Lesotho snap election raises curtain for looming continent’s poll season

A citizen casts her ballot at a polling station in Nyakosoba on June 3, 2017, during Lesotho's general election. Dr Mosisili, the leader of the Democratic Congress Party, served as premier from May 1998 to June 2012. PHOTO | GIANLUIGI GUERCIA | AFP

What you need to know:

  • Matters are made worse by the fact that Lesotho has been unstable ever since 2014 coup attempt.
  • The election was a curtain raiser for polls in countries like Kenya, Angola, Liberia, among others.

The snap general election in Lesotho today was a reminder of how delicate the political situation in the country has been in recent times.

Indeed, turbulence and endless instability have reigned in the small mountain kingdom surrounded by South Africa.

It has been hit by coups since independence from Britain in 1966.

INSTABILITY
Still, snap elections like the Lesotho one have taken part in many countries though for different reasons.

Poignantly, less than a week after the poll, Great Britain will be holding its own snap general election, occasioned by the Brexit storm.

Unfortunately for Lesotho, even as its snap poll was held — perhaps one too many — there were many misgivings, and analysts fear the country could be set for yet another round of instability.

COUP ATTEMPT
The fears are real, particularly given that the last two polls have not produced a winner with a majority in the country of two million people.

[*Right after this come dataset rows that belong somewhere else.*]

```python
def skip_schedule(seq_len, probs, skip_prob, n_past):
    cp_ix = seq_len - 1
    prev_i, skip_count, out = 0, 0, []
    max_skip = seq_len * skip_prob
    for i in range(1, seq_len):
        if probs[i - 1] <= skip_prob and i >= n_past and skip_count < max_skip and i != 1 and i != cp_ix:
            skip_count += 1
            continue
        out.append((i, (cp_ix - i + 1) / cp_ix, (i - prev_i) / cp_ix))
        prev_i = i
    return out
# ... 112 lines not shown
            self.arena[m] = ParamArena(params[m], self.dev, pool=self.pool)
            self.buffers[m] = {k: v.detach().clone().to(self.dev) for k, v in state[m].items() if not is_param_key(k)}
        self._bufs = {}
        self._buf_gen = 0
        self._plans, self._uploaded = {}, None
        self._packed = {}
        self._graphs = {}
        self.dist = None
        self.tc_lstm = tc_lstm
        import os
        self.thin = hasattr(kernels, "conv_thin_in") and os.environ.get("P2PVG_THIN", "0") == "1"
        r512 = self.R == 512 and tc_lstm and os.environ.get("P2PVG_LSTM_CLUSTER", "1") != "0"
        self.fused_scan = hasattr(kernels, "lstm_scan_fwd") and self.R % 64 == 0 and (self.R <= 256 or r512) and os.environ.get("P2PVG_FUSED_SCAN", "1") != "0"
        self.implicit = (act_dtype == torch.bfloat16) and hasattr(kernels, "conv_gemm") and os.environ.get("P2PVG_IMPLICIT", "1") != "0"
        self.bd = (act_dtype == torch.bfloat16) and hasattr(kernels, "blockdiag") and os.environ.get("P2PVG_BLOCKDIAG", "1") != "0"
        self.addend_dtype = act_dtype if os.environ.get("P2PVG_ADDEND_BF16", "1") != "0" else torch.float32
        self.fuse_last = hasattr(kernels, "convt_c1_loss") and act_dtype == torch.bfloat16 and os.environ.get("P2PVG_FUSE_LAST", "1") != "0"
        self.fuse_stats = self.implicit and os.environ.get("P2PVG_BN_FUSE", "1") != "0"
        self.fuse_stats_min = int(os.environ.get("P2PVG_BN_FUSE_MIN", str(2048 * 128)))
        self.overlap = getattr(kernels, "name", "") == "cuda" and os.environ.get("P2PVG_OVERLAP", "0") == "1"
        self.concurrent = getattr(kernels, "name", "") == "cuda" and act_dtype == torch.bfloat16 and os.environ.get("P2PVG_CONCURRENT", "1") != "0" \
            and os.environ.get("P2PVG_LSTM_CLUSTER", "1") != "0"
        self.streams, self._dirty, self._serial = {}, set(), False
        self.early_loss = getattr(kernels, "name", "") == "cuda" and hasattr(kernels, "publish_scalars") \
            and os.environ.get("P2PVG_EARLY_LOSS", "1") != "0"
        self._pub_seq = 0
        if self.early_loss:
            self._pub_host = torch.zeros(8, dtype=torch.float32).pin_memory()
            self._pub_np = self._pub_host.numpy()
            self._pub_seq_np = self._pub_np.view(np.int32)
# ... 65 lines not shown
            return "upc1.0", "upc1.1"
        if k < self.n - 1:
            return f"upc{k + 2}.main.0", f"upc{k + 2}.main.1"
        return f"upc{self.n + 1}.0", None

    def pack_weights(self, which=("encoder", "decoder")):
        K = self.K
        if "encoder" in which:
            P = self.arena["encoder"].p
            for l in range(self.n + 1):
                w = P[self.enc_names(l)[0] + ".weight"]
                co, ci = w.shape[0], w.shape[1]
                wp = self.buf(f"wp_enc{l}", co * 16 * ci)
                K.transpose_batched(w, wp, co, ci, 16)
                self._packed[f"enc{l}"] = wp
                if self.bd and l == 0 and (16 * ci) % 64 != 0:
                    bd = self.buf("wbd_enc0", 4 * co * 64 * ci)
                    K.blockdiag(wp, bd, co, 16 * ci, 4)
                    b4 = self.fbuf("bias4_enc0", 4 * co)
                    K.permute4(P[self.enc_names(l)[0] + ".bias"], b4, (4, co, 1, 1), (0, 1, 0, 0))
                    self._packed["enc0.bd"], self._packed["enc0.bias4"] = bd, b4
        if "decoder" in which:
            P = self.arena["decoder"].p
            for k in range(-1, self.n):
                cn = self.dec_names(k)[0]
                w = P[cn + ".weight"]
                ci, co = w.shape[0], w.shape[1]
                wp = self.buf(f"wp_dec{k}", ci * 16 * co)
                K.transpose_batched(w, wp, ci, co, 16)
                self._packed[f"dec{k}"] = wp
                if self.bd and k == self.n - 1 and (16 * co) % 64 != 0:
# ... 257 lines not shown
        return a

    def encode(self, x, plan):
        K, T, B, n, nc, W0 = self.K, self.T, self.B, self.n, self.nc, self.W0
        P = self.arena["encoder"].p
        N = T * B
        a = self.frames_nhwc(x)
        self.enc_in = a
        self.enc = []
        H = W0
        for l in range(n):
            cin = nc if l == 0 else self.chans[l - 1]
            cout = self.chans[l]
            Ho = H // 2
            M = N * Ho * Ho
            raw = self.buf(f"enc_raw{l}", M * cout)
            y = self.buf(f"enc_y{l}", M * cout)
            cn, bn = self.enc_names(l)
            imp = self.implicit and cin % 64 == 0 and cout % 64 == 0
            col = None
            thin = self.thin and cin <= 4
            sp = None
            if imp:
                sp = self.stat_buf(f"enc{l}", M, 1, cout, B * Ho * Ho, kred=16 * cin)
                K.conv_gemm(0, a, self._packed[f"enc{l}"], raw, N, Ho, Ho, cin, cout, bias=P[cn + ".bias"],
                            stat_partial=sp["buf"] if sp else None)
            elif thin:
                K.conv_thin_in(a, P[cn + ".weight"], P[cn + ".bias"], raw, N, H, H, cin, cout)
            else:
                col = self.buf(f"enc_col{l}", M * 16 * cin)
                K.im2col(a, col, N, H, H, cin)
                if l == 0 and "enc0.bd" in self._packed:
                    K.gemm(col, self._packed["enc0.bd"], raw, M // 4, 4 * cout, 64 * cin, bias=self._packed["enc0.bias4"])
                else:
                    K.gemm(col, self._packed[f"enc{l}"], raw, M, cout, 16 * cin, bias=P[cn + ".bias"])
            st = self.bn_forward("enc", l, raw, y, T, B * Ho * Ho, cout, P[bn + ".weight"], P[bn + ".bias"], ACT_LRELU, tiles=sp)
            self.enc.append(dict(col=col, raw=raw, y=y, st=st, cin=cin, cout=cout, Hin=H, Hout=Ho, M=M, imp=imp, inp=a, thin=thin))
            a, H = y, Ho
        ctop = self.chans[-1]
        cn, bn = self.enc_names(n)
        raw = self.buf("enc_rawf", N * self.g)
        y = self.buf("enc_yf", N * self.g)
        K.gemm(a, self._packed[f"enc{n}"], raw, N, self.g, 16 * ctop, bias=P[cn + ".bias"])
        st = self.bn_forward("enc", n, raw, y, T, B, self.g, P[bn + ".weight"], P[bn + ".bias"], ACT_TANH)
        self.enc_final = dict(inp=a, raw=raw, y=y, st=st)
        if self.adt == torch.float32:
            self.Hlat = y
        else:
            self.Hlat = self.fbuf("Hlat", N * self.g)
            K.permute4(y, self.Hlat, (N * self.g, 1, 1, 1), (1, 0, 0, 0))
        ncalls = len(plan.enc_order)
        Bf = self.buffers["encoder"]
        for l in range(n + 1):
            st = self.enc[l]["st"] if l < n else self.enc_final["st"]
            bn = self.enc_names(l)[1]
            K.bn_ema(Bf[bn + ".running_mean"], Bf[bn + ".running_var"], st["mean"], st["varu"], self.ix["enc_order"], ncalls,
                     st["C"], BN_MOMENTUM)
            Bf[bn + ".num_batches_tracked"] += ncalls

    def stat_buf(self, tag, rows, phases, C, rows_per_group, kred=1 << 30):
        bn_tile = 256 if C % 256 == 0 else 128 if C > 64 else 64
        if not self.fuse_stats or rows_per_group % 128 != 0 or rows % 128 != 0 or kred * bn_tile < self.fuse_stats_min:
            return None
        buf = self.fbuf(f"bnpart_{tag}", (rows // 128) * phases * C * 2)
        return dict(buf=buf, parts_per_group=(rows_per_group // 128) * phases, ldp=C, fold=1)

    def bn_forward(self, tag, idx, raw, y, G, R, C, gamma, beta, act, tiles=None):
        K = self.K
        names = ("mean", "invstd", "varu", "scale", "shift", "sdz", "sdzx")
        st = {nm: self.fbuf(f"{tag}_bn{idx}_{nm}", G * C) for nm in names}
        st.update(G=G, R=R, C=C, act=act, gamma=gamma)
        if tiles is not None:
            K.bn_fwd_finalize_tiles(tiles["buf"], tiles["parts_per_group"], tiles["ldp"], tiles["fold"], G, R, C, gamma, beta,
                                    st["mean"], st["invstd"], st["varu"], st["scale"], st["shift"])
        else:
            K.bn_fwd_stats(raw, G, R, C, gamma, beta, st["mean"], st["invstd"], st["varu"], st["scale"], st["shift"])
        K.bn_act(raw, y, st["scale"], st["shift"], G, R, C, act)
        return st

    def in_pitch(self, in_dim):
        return (in_dim + 7) // 8 * 8 if self.tc_lstm else in_dim

    def lstm_layers(self, m):
        return len({k.split(".")[1] for k in self.arena[m].p if k.startswith("lstm.")})

    def lstm_forward(self, m, X, steps, in_dim):
# ... 423 lines not shown
        ctop = self.chans[-1]
        gw = self.fbuf(f"gwp_enc{n}", g * 16 * ctop)
        K.gemm(dy, fin["inp"], gw, g, 16 * ctop, N, a_mn=True, b_mn=True, lda=g, ldb=16 * ctop)
        K.transpose_batched(gw, A.g[cn + ".weight"], g, 16, ctop)
        gy = self.buf(f"enc_gy{n - 1}", N * 16 * ctop)
        K.gemm(dy, self._packed[f"enc{n}"], gy, N, 16 * ctop, g, b_mn=True)
        for l in range(n - 1, -1, -1):
            rec = self.enc[l]
            cin, cout, M, Ho = rec["cin"], rec["cout"], rec["M"], rec["Hout"]
            k = n - 1 - l
            dsk = self.dec[k].get("dskip")
            if dsk is not None:
                K.add_indexed(gy, dsk, self.ix["skip_dst"], nskip, B * Ho * Ho * cout)
            cn, bn = self.enc_names(l)
            st = rec["st"]
            self.bn_backward(gy, rec["raw"], rec["y"], st, 0, T * cout, T, B * Ho * Ho, cout, ACT_LRELU)
            K.bn_param_grad(st["sdz"], st["sdzx"], T, cout, A.g[bn + ".weight"], A.g[bn + ".bias"])
            A.g[cn + ".bias"].zero_()
            gw = self.fbuf(f"gwp_enc{l}", cout * 16 * cin)
            if rec["imp"]:
                with self.fork(self.LANE_WGRAD, heavy=True):
                    K.conv_gemm(1, gy, rec["inp"], gw, N, Ho, Ho, 0, cin, Cm=cout)
                    K.transpose_batched(gw, A.g[cn + ".weight"], cout, 16, cin)
            else:
                col = rec["col"]
                if col is None:
                    col = self.buf(f"enc_col{l}", M * 16 * cin)
                    K.im2col(rec["inp"], col, N, rec["Hin"], rec["Hin"], cin)
                K.gemm(gy, col, gw, cout, 16 * cin, M, a_mn=True, b_mn=True, lda=cout, ldb=16 * cin)
            if not rec["imp"]:
                K.transpose_batched(gw, A.g[cn + ".weight"], cout, 16, cin)
# ... 86 lines not shown
```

Matters are made worse by the fact that Lesotho has been unstable ever since 2014 coup attempt.

PM Thomas Thabane fled to South Africa in rather comical circumstances.

After intervention by the Southern African Development Community, Thabane returned to the country with two other opposition leaders and vowed to win back power.

CONTROL OF LESOTHO
Before the 2014 disruption, Thabane — the leader of All Basotho Convention — had fallen out with deputy PM and coalition partner Mothetjoa Metsing.

The latter was the leader of Lesotho Congress for Democracy.

The short-lived marriage of convenience between ABC, LCD and Basotho National Party had begun in 2014 after the coalition assumed power on June 8, 2012.

Instructively, today’s election was the third in less than five years, and saw incumbent premier Pakalitha Mosisili and his predecessor Thomas Thabane resume their long-running battle to lead the country.

HUNG PARLIAMENT
Dr Mosisili, the leader of the Democratic Congress Party, served as premier from May 1998 to June 2012 when he lost to Thabane, but reclaimed it in the February 2015 snap election.

Dr Mosisili’s DC party won 47 of the 120 parliamentary seats, followed by ABC, the erstwhile dominant party in the ousted coalition, which got 46.

Unfortunately, it resulted in a hung parliament since none of the 23 parties won the minimum 61 seats needed to form a government.

Consequently, the “Congress movement” parties banded and formed the government under Dr Mosisili, who found himself heading a wobbly seven-party coalition.

ELECTIONS IN AFRICA
After assuming power Dr Mosilili could not sit easy, however, given the infighting that became a hallmark of the ruling coalition government.

Just two years after he came to power, the hapless PM’s goose was cooked when the 120-member Parliament voted to depose him, paving the way for the snap election.

The election was a curtain raiser for polls in countries like Kenya, Angola, Liberia, among others.